___ MATERIAL PROVIDED

@@ -506,7 +511,7 @@
 }
 
 constexpr int VOX_PS_TY = 8;
-template <int Z, int TY, bool CO8, bool GENERIC>
+template <int Z, int TY, bool CO8, bool GENERIC, bool UPX = false>
 __global__ void __launch_bounds__(64 * TY, 1)
 vox_bf3_ps_kernel(const VoxArgs a, const float* __restrict__ in, const vu32x4* __restrict__ wp, const float* __restrict__ bias,
                   float* __restrict__ out, int act, float slope, int xseg, int accum) {
@@ -537,28 +542,51 @@
   __syncthreads();
 
   float stg[TPT][8];
+  float stf[UPX ? TPT : 1][8];
   unsigned stg_ok = 0u;
   __shared__ float s_aff[2 * CK];
   if (a.aff) {
     if (tid < 2 * CK) s_aff[tid] = a.aff[(long)n * a.Cin * 2 + tid];
     __syncthreads();
   }
-  const __amdgpu_buffer_rsrc_t rs_in = __builtin_amdgcn_make_buffer_rsrc((void*)inb, 0, (int)((long)CK * a.XYZ * 4), 0x00020000);
+  const long XYZI = UPX ? a.XYZin : a.XYZ;
+  const __amdgpu_buffer_rsrc_t rs_in = __builtin_amdgcn_make_buffer_rsrc((void*)inb, 0, (int)((long)CK * XYZI * 4), 0x00020000);
   const unsigned xyz4 = (unsigned)a.XYZ * 4u;
-  auto stage_load_task = [&](int k, int x) {
+  const unsigned xyzi4 = UPX ? (unsigned)a.XYZin * 4u : xyz4;
+  auto stage_load_task = [&](int k, int x, bool first = false) {
     const int t = tid + k * 64 * TY;
     const int z = t % Z, r = (t / Z) % ROWS, cg = t / (Z * ROWS);
     const int gy = y0 - 1 + r;
     const bool ok = t < NTASK && x >= 0 && x < a.X && gy >= 0 && gy < a.Y;
     stg_ok = (stg_ok & ~(1u << k)) | ((unsigned)ok << k);
+    if constexpr (UPX) {
+      const bool rok = t < NTASK && gy >= 0 && gy < a.Y;
+      const int q = vox_upx_pair(x, a.X);
+      const int qh = q < a.Xin ? q : a.Xin - 1, ql = q > 0 ? q - 1 : 0;
+      const long base = (long)(cg * 8) * XYZI + (long)gy * Z + z;
+      if (first) {
+        const unsigned offl = rok ? (unsigned)((base + (long)ql * YZ) * 4) : 0x7fffff00u;
+#pragma unroll
+        for (int e = 0; e < 8; ++e)
+          stf[k][e] = __uint_as_float(__builtin_amdgcn_raw_buffer_load_b32(rs_in, offl + (unsigned)e * xyzi4, 0, 0));
+      } else if (x & 1) {
+#pragma unroll
+        for (int e = 0; e < 8; ++e) stf[k][e] = stg[k][e];
+      }
+      const unsigned offh = rok ? (unsigned)((base + (long)qh * YZ) * 4) : 0x7fffff00u;
+#pragma unroll
+      for (int e = 0; e < 8; ++e)
+        stg[k][e] = __uint_as_float(__builtin_amdgcn_raw_buffer_load_b32(rs_in, offh + (unsigned)e * xyzi4, 0, 0));
+    } else {
     const unsigned off = ok ? (unsigned)(((long)(cg * 8) * a.XYZ + (long)x * YZ + (long)gy * Z + z) * 4) : 0x7fffff00u;
 #pragma unroll
     for (int e = 0; e < 8; ++e)
       stg[k][e] = __uint_as_float(__builtin_amdgcn_raw_buffer_load_b32(rs_in, off + (unsigned)e * xyz4, 0, 0));
-  };
-  auto stage_load = [&](int x) {
-#pragma unroll
-    for (int k = 0; k < TPT; ++k) stage_load_task(k, x);
+    }
+  };
+  auto stage_load = [&](int x, bool first = false) {
+#pragma unroll
+    for (int k = 0; k < TPT; ++k) stage_load_task(k, x, first);
   };
   auto stage_store_task = [&](int k, int slot) {
     vu32x4* P = vsm + slot * PLANE;
@@ -575,8 +603,18 @@
         }
       }
       unsigned h[4], l[4];
+      if constexpr (UPX) {
+        float sv[8];
+        const bool ok = (stg_ok >> k) & 1u;
+        const float wlo = (slot & 1) ? 0.75f : 0.25f, whi = 1.f - wlo;
+#pragma unroll
+        for (int e = 0; e < 8; ++e) sv[e] = ok ? __builtin_fmaf(wlo, stf[k][e], whi * stg[k][e]) : 0.f;
+#pragma unroll
+        for (int q = 0; q < 4; ++q) vox_split2(sv[2 * q], sv[2 * q + 1], h[q], l[q]);
+      } else {
 #pragma unroll
       for (int q = 0; q < 4; ++q) vox_split2(stg[k][2 * q], stg[k][2 * q + 1], h[q], l[q]);
+      }
       P[(cg * ROWS + r) * COLS + z + 1] = vu32x4{h[0], h[1], h[2], h[3]};
       P[((CG + cg) * ROWS + r) * COLS + z + 1] = vu32x4{l[0], l[1], l[2], l[3]};
     }
@@ -607,7 +645,7 @@
 #pragma unroll
     for (int zt = 0; zt < ZT; ++zt) acc[j][zt] = vf32x4{0.f, 0.f, 0.f, 0.f};
 
-  stage_load(xs - 1); stage_store((xs - 1) & 1);
+  stage_load(xs - 1, true); stage_store((xs - 1) & 1);
   stage_load(xs);
   vox_dummy_stores<4 * ZT>(rs_out);
   __syncthreads();
@@ -931,7 +969,7 @@
 }
 
 constexpr int VOX_WGPS_SW = 4;
-template <int Z, int CI, bool CO8, int SW = 0>
+template <int Z, int CI, bool CO8, int SW = 0, bool UPX = false>
 __global__ void __launch_bounds__(512 + 64 * SW)
 vox_bf3_wgrad_ps_kernel(const VoxArgs a, const float* __restrict__ x, const float* __restrict__ dz, float* __restrict__ dw,
                         float* __restrict__ dbias, int xseg) {
@@ -959,7 +997,8 @@
   const int y0 = ytile * WROWS, xs = seg * xseg, xe = xs + xseg < a.X ? xs + xseg : a.X;
   const int ci0 = blockIdx.y * CI;
   const long YZ = (long)a.Y * Z;
-  const float* xb = x + (long)n * a.sN_in + (long)ci0 * a.XYZ;
+  const long XYZI = UPX ? a.XYZin : a.XYZ;
+  const float* xb = x + (long)n * a.sN_in + (long)ci0 * XYZI;
   const int co_base = blockIdx.z * 16;
   const float* db = dz + (long)n * a.sN_out;
   for (int i = tid; i < (2 * XSLOT + 64) / 16; i += NTH) ((uint4*)wsm)[i] = uint4{0u, 0u, 0u, 0u};
@@ -967,9 +1006,10 @@
 
   constexpr unsigned OOB = 0x7fffff00u;
   const int nci = a.Cin - ci0 < CI ? a.Cin - ci0 : CI;
-  const __amdgpu_buffer_rsrc_t rs_x = __builtin_amdgcn_make_buffer_rsrc((void*)xb, 0, (int)((long)nci * a.XYZ * 4), 0x00020000);
+  const __amdgpu_buffer_rsrc_t rs_x = __builtin_amdgcn_make_buffer_rsrc((void*)xb, 0, (int)((long)nci * XYZI * 4), 0x00020000);
   const __amdgpu_buffer_rsrc_t rs_d = __builtin_amdgcn_make_buffer_rsrc((void*)db, 0, (int)((long)a.Cout * a.XYZ * 4), 0x00020000);
   vu32x4 xraw[XPT][2];
+  vu32x4 xfar[UPX ? XPT : 1][2];
   unsigned xok = 0u;
   float xas[XPT], xab[XPT];
   int xlds[XPT];
@@ -985,14 +1025,24 @@
     xab[k] = have ? a.aff[((long)n * a.Cin + ci0 + ci) * 2 + 1] : 0.f;
     xlds[k] = t < XT ? ci * XCI + rr * XROW + 16 + z8 * 16 : -1;
     xrow_ok[k] = t < XT && gy >= 0 && gy < a.Y;
-    xg[k] = (long)ci * a.XYZ + (long)gy * Z + z8 * 8;
+    xg[k] = (long)ci * XYZI + (long)gy * Z + z8 * 8;
   }
   auto xload_task = [&](int k, int px) {
     const bool ok = xrow_ok[k] && px >= 0 && px < a.X;
     xok = (xok & ~(1u << k)) | ((unsigned)ok << k);
+    if constexpr (UPX) {
+      const int xn = px >> 1, xf = (px & 1) ? (xn + 1 < a.Xin ? xn + 1 : a.Xin - 1) : (xn > 0 ? xn - 1 : 0);
+      const unsigned offn = ok ? (unsigned)((xg[k] + (long)xn * YZ) * 4) : OOB;
+      const unsigned offf = ok ? (unsigned)((xg[k] + (long)xf * YZ) * 4) : OOB;
+      xraw[k][0] = __builtin_amdgcn_raw_buffer_load_b128(rs_x, offn, 0, 0);
+      xraw[k][1] = __builtin_amdgcn_raw_buffer_load_b128(rs_x, offn + 16u, 0, 0);
+      xfar[k][0] = __builtin_amdgcn_raw_buffer_load_b128(rs_x, offf, 0, 0);
+      xfar[k][1] = __builtin_amdgcn_raw_buffer_load_b128(rs_x, offf + 16u, 0, 0);
+    } else {
     const unsigned off = ok ? (unsigned)((xg[k] + (long)px * YZ) * 4) : OOB;
     xraw[k][0] = __builtin_amdgcn_raw_buffer_load_b128(rs_x, off, 0, 0);
     xraw[k][1] = __builtin_amdgcn_raw_buffer_load_b128(rs_x, off + 16u, 0, 0);
+    }
   };
   auto xload = [&](int px) {
 #pragma unroll
@@ -1013,6 +1063,12 @@
       const bool ok = (xok >> k) & 1u;
 #pragma unroll
       for (int e = 0; e < 8; ++e) v[e] = ok ? v[e] * xas[k] + xab[k] : 0.f;
+    }
+    if constexpr (UPX) {
+      const float f[8] = {__uint_as_float(xfar[k][0].x), __uint_as_float(xfar[k][0].y), __uint_as_float(xfar[k][0].z), __uint_as_float(xfar[k][0].w),
+                          __uint_as_float(xfar[k][1].x), __uint_as_float(xfar[k][1].y), __uint_as_float(xfar[k][1].z), __uint_as_float(xfar[k][1].w)};
+#pragma unroll
+      for (int e = 0; e < 8; ++e) v[e] = __builtin_fmaf(0.25f, f[e], 0.75f * v[e]);
     }
     vu32x4 h, l;
     split8(v, h, l);
@@ -1481,8 +1537,14 @@
   a.N = d->N; a.Cin = Cin; a.Cout = Cout; a.X = d->in_sz[0]; a.Y = d->in_sz[1];
   a.ytiles = cdiv(a.Y, rows);
   a.XYZ = a.X * a.Y * Z;
+  a.Xin = a.X; a.XYZin = a.XYZ;
   a.sN_in = (long)(cin_total ? cin_total : Cin) * a.XYZ; a.sN_out = (long)Cout * a.XYZ;
   return a;
+}
+static void vox_args_upx(VoxArgs& a, int cin, int Z) {
+  a.Xin = a.X / 2;
+  a.XYZin = a.Xin * a.Y * Z;
+  a.sN_in = (long)cin * a.XYZin;
 }
 
 static int vox_blocks_target(int wgrad) {
@@ -1588,6 +1650,60 @@
     MUVO_CHECK_LAUNCH("vox_bf3_ps_kernel");
     return MUVO_OK;
   });
+}
+
+bool vox_upx_shape_ok(const muvo_conv_desc* d) {
+  if (!vox_geometry_ok(d) || d->in_sz[0] % 2) return false;
+  const int Z = d->in_sz[2];
+  return (d->Cin == 16 && d->Cout == 8) || (d->Cin == 32 && d->Cout == 16 && Z == 32);
+}
+template <int Z, bool CO8>
+static int launch_vox_bf3_ps_upx(const muvo_conv_desc* d, int Cout, const float* in, const float* wp, const float* bias, float* out, int act,
+                                 float slope, hipStream_t st, int cin_total, int accum, double* moments) {
+  constexpr int TY = VOX_PS_TY;
+  VoxArgs a = vox_args(d, 16, Cout, TY, Z, cin_total, nullptr);
+  vox_args_upx(a, cin_total ? cin_total : 16, Z);
+  a.moments = moments;
+  const int xseg = vox_xseg(a, 1, 0);
+  constexpr size_t lds = (size_t)2 * 2 * 2 * (TY + 2) * (Z + 2) * 16;
+  const dim3 grid((unsigned)((long)a.N * a.ytiles * cdiv(a.X, xseg)), cdiv(Cout, 16));
+  static bool lds_raised = false;
+  if constexpr (CO8) {
+    MUVO_CHECK_ARG(!accum && act <= MUVO_ACT_LEAKY, "vox_forward_upx: activation %d not served for <= 8 produced channels", act);
+    if (int rc = vox_raise_lds(lds_raised, "vox_bf3_ps_upx", lds, vox_bf3_ps_kernel<Z, TY, true, false, true>)) return rc;
+    hipLaunchKernelGGL((vox_bf3_ps_kernel<Z, TY, true, false, true>), grid, dim3(64 * TY), lds, st, a, in, (const vu32x4*)wp, bias, out, act, slope,
+                       xseg, accum);
+    MUVO_CHECK_LAUNCH("vox_bf3_ps_kernel (upx)");
+    return MUVO_OK;
+  } else {
+    if (int rc = vox_raise_lds(lds_raised, "vox_bf3_ps_upx", lds, vox_bf3_ps_kernel<Z, TY, false, false, true>,
+                               vox_bf3_ps_kernel<Z, TY, false, true, true>)) return rc;
+    return vox_with_bool(accum || act > MUVO_ACT_LEAKY, [&](auto generic) -> int {
+      hipLaunchKernelGGL((vox_bf3_ps_kernel<Z, TY, false, decltype(generic)::value, true>), grid, dim3(64 * TY), lds, st, a, in, (const vu32x4*)wp,
+                         bias, out, act, slope, xseg, accum);
+      MUVO_CHECK_LAUNCH("vox_bf3_ps_kernel (upx)");
+      return MUVO_OK;
+    });
+  }
+}
+int vox_forward_upx(const muvo_conv_desc* d, const float* xyz, const float* wp, const float* bias, float* y, int act, float slope,
+                    hipStream_t st, double* moments) {
+  if (!vox_upx_shape_ok(d)) { muvo_set_error("vox_forward_upx: shape not served"); return MUVO_ERR_INVALID_ARG; }
+  const int Z = d->in_sz[2], Cin = d->Cin, Cout = d->Cout;
+  const long XYZin = (long)(d->in_sz[0] / 2) * d->in_sz[1] * Z;
+  if (Cout == 8) {
+    if (Z == 64) return launch_vox_bf3_ps_upx<64, true>(d, Cout, xyz, wp, bias, y, act, slope, st, 0, 0, moments);
+    return launch_vox_bf3_ps_upx<32, true>(d, Cout, xyz, wp, bias, y, act, slope, st, 0, 0, moments);
+  }
+  const size_t wstep = (size_t)cdiv(Cout, 16) * 15 * 2 * 64 * 4;
+  const int npass = Cin / 16;
+  for (int ps = 0; ps < npass; ++ps) {
+    const bool last = ps == npass - 1;
+    const int rc = launch_vox_bf3_ps_upx<32, false>(d, Cout, xyz + (size_t)ps * 16 * XYZin, wp + ps * wstep, last ? bias : nullptr, y,
+                                                    last ? act : MUVO_ACT_NONE, last ? slope : 0.f, st, Cin, ps > 0, last ? moments : nullptr);
+    if (rc) return rc;
+  }
+  return MUVO_OK;
 }
 
 static int vox_conv_dispatch(const muvo_conv_desc* d, int Cin, int Cout, const float* in, const float* wp, const float* bias,
@@ -1695,6 +1811,30 @@
   return MUVO_OK;
 }
 
+template <int Z, bool CO8>
+static int launch_vox_bf3_wgrad_ps_upx(const muvo_conv_desc* d, const float* xyz, const float* dz, float* dw, float* dbias, hipStream_t st) {
+  constexpr int CI = 16, SW = CO8 ? VOX_WGPS_SW : 0;
+  constexpr int ZH = Z / 32, WROWS = 8 / ZH, ROWS = WROWS + 2;
+  constexpr size_t lds = (size_t)2 * 2 * CI * (ROWS * (Z + 16) * 2 + 16) + 64;
+  VoxArgs a = vox_args(d, d->Cin, d->Cout, WROWS, Z, 0, nullptr);
+  vox_args_upx(a, d->Cin, Z);
+  const int xseg = vox_xseg(a, (a.Cin / CI) * cdiv(a.Cout, 16), 1);
+  static bool lds_raised = false;
+  if (int rc = vox_raise_lds(lds_raised, "vox_bf3_wgrad_ps_upx", lds, vox_bf3_wgrad_ps_kernel<Z, CI, CO8, SW, true>)) return rc;
+  dim3 grid((unsigned)((long)a.N * a.ytiles * cdiv(a.X, xseg)), a.Cin / CI, cdiv(a.Cout, 16));
+  hipLaunchKernelGGL((vox_bf3_wgrad_ps_kernel<Z, CI, CO8, SW, true>), grid, dim3(512 + 64 * SW), lds, st, a, xyz, dz, dw, dbias, xseg);
+  MUVO_CHECK_LAUNCH("vox_bf3_wgrad_ps_kernel (upx)");
+  return MUVO_OK;
+}
+int vox_wgrad_upx(const muvo_conv_desc* d, const float* xyz, const float* dz, float* dw, float* dbias, hipStream_t st) {
+  if (!vox_upx_shape_ok(d)) { muvo_set_error("vox_wgrad_upx: shape not served"); return MUVO_ERR_INVALID_ARG; }
+  if (d->Cout == 8) {
+    if (d->in_sz[2] == 64) return launch_vox_bf3_wgrad_ps_upx<64, true>(d, xyz, dz, dw, dbias, st);
+    return launch_vox_bf3_wgrad_ps_upx<32, true>(d, xyz, dz, dw, dbias, st);
+  }
+  return launch_vox_bf3_wgrad_ps_upx<32, false>(d, xyz, dz, dw, dbias, st);
+}
+
 int vox_wgrad(const muvo_conv_desc* d, const float* x, const float* dz, float* dw, float* dbias, hipStream_t st, bool bf3,
               const float* aff) {
   if (aff && !vox_affine_ok(d)) { muvo_set_error("vox_wgrad: no affine staging for this shape"); return MUVO_ERR_INVALID_ARG; }
diff --git a/muvo_amd/csrc/elementwise.hip b/muvo_amd/csrc/elementwise.hip
--- a/muvo_amd/csrc/elementwise.hip
+++ b/muvo_amd/csrc/elementwise.hip
@@ -546,6 +546,109 @@
   }
 }
 
+__device__ __forceinline__ int up2_far(int o, int n) {
+  const int i = o >> 1;
+  return (o & 1) ? (i + 1 < n ? i + 1 : n - 1) : (i > 0 ? i - 1 : 0);
+}
+__global__ void upsample3d_yz_fwd_kernel(const float* __restrict__ x, float* __restrict__ y, long NCD, int H, int W) {
+  const int OH = 2 * H, OW = 2 * W;
+  const long total = NCD * OH * OW;
+  for (long idx = (long)blockIdx.x * 256 + threadIdx.x; idx < total; idx += (long)gridDim.x * 256) {
+    const int ow = (int)(idx % OW), oh = (int)((idx / OW) % OH);
+    const long p = idx / ((long)OW * OH);
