template <int NC, int WHAT>
__global__ void __launch_bounds__(PPO_THREADS) ppo_tile_kernel(PpoArgs a, float* out, float* ws) {
    constexpr int PPO_R = PPO_CT;
    pdl_prologue();
    extern __shared__ __align__(128) unsigned char smem[];
    constexpr bool GRADS = (WHAT != PPO_FWD);
    constexpr bool LOSSES = (WHAT != PPO_BWD);
    const int N = NC ? NC : a.N;
    const int tid = threadIdx.x;
    const int wid = tid >> 5, lane = tid & 31;
    const bool is_producer = wid == PPO_CW;
    const bool has_pre = a.logit_pre != nullptr, has_w = a.weight != nullptr;
    const PpoTileLayout L = ppo_layout(N, has_pre, has_w, PPO_R);
    const int warp_out_bytes = 32 * N * 4;
    unsigned char* outbuf = smem + PPO_STAGES * L.stage_bytes;
    uint64_t* full = reinterpret_cast<uint64_t*>(outbuf + (GRADS ? PPO_OUTBUFS * L.logit_bytes : 0));
    uint64_t* empty = full + PPO_STAGES;

    float g[4] = {0.f, 0.f, 0.f, 0.f};
    if (GRADS && upstream<4>(a.rec, WHAT == PPO_BWD, ppo_owned(a), g)) return;
    const PpoUpstream up{g[0], g[1], g[2], g[3], 1.f / (float)a.S};

    const long long n_full = a.S / PPO_R;
    const int tail_rows = (int)(a.S - n_full * PPO_R);
    const long long n_tiles = n_full + (tail_rows ? 1 : 0);
    const int my_n = (n_tiles > blockIdx.x) ? (int)((n_tiles - blockIdx.x + gridDim.x - 1) / gridDim.x) : 0;

    if (tid == 0) {
        for (int s = 0; s < PPO_STAGES; ++s) {
            mbar_init(&full[s], 1);
            mbar_init(&empty[s], PPO_CW);
        }
        mbar_fence_init();
    }
    __syncthreads();

    float acc[6] = {0.f, 0.f, 0.f, 0.f, 0.f, 0.f};
    if (is_producer) {
        if (lane == 0) {
            for (int i = 0; i < my_n; ++i) {
                const long long t = blockIdx.x + (long long)i * gridDim.x;
                if (t >= n_full) break;
                const int sg = i % PPO_STAGES;
                if (i >= PPO_STAGES) mbar_wait(&empty[sg], (uint32_t)(((i / PPO_STAGES) - 1) & 1));
                const long long row0 = t * PPO_R;
                unsigned char* st = smem + sg * L.stage_bytes;
                uint64_t* bar = &full[sg];
                mbar_expect_tx(bar, (uint32_t)L.tx_bytes);
                tma_load_1d(st, a.logit_new + row0 * N, L.logit_bytes, bar);
                tma_load_1d(st + L.off_old, a.logit_old + row0 * N, L.logit_bytes, bar);
                if (has_pre) tma_load_1d(st + L.off_pre, a.logit_pre + row0 * N, L.logit_bytes, bar);
                tma_load_1d(st + L.off_act, a.action + row0, PPO_R * 8, bar);
                tma_load_1d(st + L.off_vn, a.value_new + row0, PPO_R * 4, bar);
                tma_load_1d(st + L.off_vo, a.value_old + row0, PPO_R * 4, bar);
                tma_load_1d(st + L.off_adv, a.adv + row0, PPO_R * 4, bar);
                tma_load_1d(st + L.off_ret, a.ret + row0, PPO_R * 4, bar);
                if (has_w) tma_load_1d(st + L.off_w, a.weight + row0, PPO_R * 4, bar);
            }
        }
    } else {
    const int rit = wid * 32 + lane;
    for (int i = 0; i < my_n; ++i) {
        const long long t = blockIdx.x + (long long)i * gridDim.x;
        const long long row0 = t * PPO_R;
        const int sg = i % PPO_STAGES;
        unsigned char* st = smem + sg * L.stage_bytes;
        const bool full_tile = t < n_full;
        if (full_tile) {
            mbar_wait(&full[sg], (uint32_t)((i / PPO_STAGES) & 1));
        } else {
            if (rit < tail_rows) {
                float* d0 = reinterpret_cast<float*>(st) + rit * N;
                float* d1 = reinterpret_cast<float*>(st + L.off_old) + rit * N;
                float* d2 = reinterpret_cast<float*>(st + L.off_pre) + rit * N;
                for (int k = 0; k < N; ++k) {
                    d0[k] = a.logit_new[(row0 + rit) * N + k];
                    d1[k] = a.logit_old[(row0 + rit) * N + k];
                    if (has_pre) d2[k] = a.logit_pre[(row0 + rit) * N + k];
                }
                reinterpret_cast<long long*>(st + L.off_act)[rit] = a.action[row0 + rit];
                reinterpret_cast<float*>(st + L.off_vn)[rit] = a.value_new[row0 + rit];
                reinterpret_cast<float*>(st + L.off_vo)[rit] = a.value_old[row0 + rit];
                reinterpret_cast<float*>(st + L.off_adv)[rit] = a.adv[row0 + rit];
                reinterpret_cast<float*>(st + L.off_ret)[rit] = a.ret[row0 + rit];
                if (has_w) reinterpret_cast<float*>(st + L.off_w)[rit] = a.weight[row0 + rit];
            }
        }
        float* gtile = reinterpret_cast<float*>(outbuf + (wid * 2 + (i & 1)) * warp_out_bytes) - wid * 32 * N;
        if (full_tile || rit < tail_rows) {
            const float adv = reinterpret_cast<const float*>(st + L.off_adv)[rit];
            ppo_row_compute<NC, LOSSES, GRADS>(a, L, st, rit, N, adv, full_tile, gtile, row0, up, acc);
        }
        if (full_tile) {
            if (GRADS) {
                fence_proxy_async_smem();
                __syncwarp();
                if (lane == 0) {
                    tma_store_1d(a.grad_logit + (row0 + wid * 32) * N, gtile + wid * 32 * N, warp_out_bytes);
                    tma_store_commit();
                    tma_store_wait_read<1>();
                }
            }
            __syncwarp();
            if (lane == 0) mbar_arrive(&empty[sg]);
        }
    }
    if (GRADS && lane == 0) tma_store_wait_read<0>();
    }
    if (LOSSES) grid_store_partials<6, PPO_THREADS>(acc, ws);
}

template <int NT, int MODE>
__global__ void __launch_bounds__(NT) ppo_fwd_kernel(PpoArgs a, float* out, float* ws) {
    pdl_prologue();
    constexpr int L = (MODE == 2) ? 32 : 1;
    const int lane = (MODE == 2) ? (threadIdx.x & 31) : 0;
    const int N = a.N, G = a.G;
    const long long per_cta = (MODE == 1) ? NT : NT / 32;
    long long s = (MODE == 1) ? (long long)blockIdx.x * NT + threadIdx.x
                              : (long long)blockIdx.x * (NT / 32) + (threadIdx.x >> 5);
    float acc[6] = {0.f, 0.f, 0.f, 0.f, 0.f, 0.f};
    for (; s < a.S; s += per_cta * gridDim.x) {
        const float* zn = a.logit_new + s * G * N;
        const float* zo = a.logit_old + s * G * N;
        const float* zp = a.logit_pre ? a.logit_pre + s * G * N : nullptr;
        float ratio_sum = 0.f, ent_sum = 0.f, akl = 0.f, kl = 0.f;
        for (int g = 0; g < G; ++g) {
            const float* rn = zn + (size_t)g * N;
            const float* ro = zo + (size_t)g * N;
            const int act = (int)a.action[s * G + g];
            float lse_n, ent;
            row_lse_entropy<L>([&](int j) { return rn[j]; }, N, lane, lse_n, ent);
            const float lse_o = row_lse<L>([&](int j) { return ro[j]; }, N, lane);
            const float lp_n = rn[act] - lse_n;
            const float lp_o = ro[act] - lse_o;
            ratio_sum += expf(lp_n - lp_o);
            ent_sum += ent;
            akl += lp_o - lp_n;
            if (zp) {
                const float* rp = zp + (size_t)g * N;
                const float lse_p = row_lse<L>([&](int j) { return rp[j]; }, N, lane);
                float dummy;
                kl += kl_term(lp_n - (rp[act] - lse_p), a.kl_type, dummy);
            }
        }
        if (lane == 0) {
            const float w = a.weight ? a.weight[s] : 1.f;
            const float adv = adv_in(a, a.adv[s]);
            const float ratio = (G == 1) ? ratio_sum : ratio_sum / (float)G;
            const float ent = (G == 1) ? ent_sum : ent_sum / (float)G;
            float dsel;
            const float sel = surrogate(ratio, adv, a.clip_lo, a.clip_hi, a.dual_clip, dsel, false, a.factor ? a.factor[s] : 1.f);
            acc[0] -= sel * w;
            float dterm;
            acc[1] += value_term(a.value_new[s], a.value_old[s], a.ret[s], a.clip, a.use_value_clip, dterm) * w;
            acc[2] += ent * w;
            acc[3] += kl;
            acc[4] += akl;
            acc[5] += (ratio > a.clip_hi || ratio < a.clip_lo) ? 1.f : 0.f;
        }
    }
    double tot[6];
// ... 57 lines not shown
        float c_act = g_pol * (-w * inv_s) * dsel * ratio_g / (float)G;
        if (zp) {
            const float* rp = zp + (size_t)g * N;
            const float lse_p = row_lse<L>([&](int j) { return rp[j]; }, N, lane);
            float dk;
            kl_term(lp_n - (rp[act] - lse_p), a.kl_type, dk);
            c_act += g_kl * dk * inv_m;
        }
        const float c_ent = g_ent * w * inv_m;
        for (int j = lane; j < N; j += L) {
            const float lp = fmaxf(rn[j] - lse_n, kF32Min);
            const float p = expf(lp);
            float gj = -c_act * p - c_ent * p * (lp + ent);
            if (j == act) gj += c_act;
            gr[j] = gj;
        }
    }
    if (lane == 0) {
        float dterm;
        value_term(a.value_new[s], a.value_old[s], a.ret[s], a.clip, a.use_value_clip, dterm);
        a.grad_value[s] = g_val * 0.5f * w * inv_s * dterm;
    }
    }
}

______

Find "[&](int k, int x)" in the entries above and copy that whole line exactly, then each line after it through the line that contains "const int t = tid + k * 64 * TY;".

> REPLY TO THE EXERCISE:
-  auto stage_load_task = [&](int k, int x) {
+  const unsigned xyzi4 = UPX ? (unsigned)a.XYZin * 4u : xyz4;
+  auto stage_load_task = [&](int k, int x, bool first = false) {
     const int t = tid + k * 64 * TY;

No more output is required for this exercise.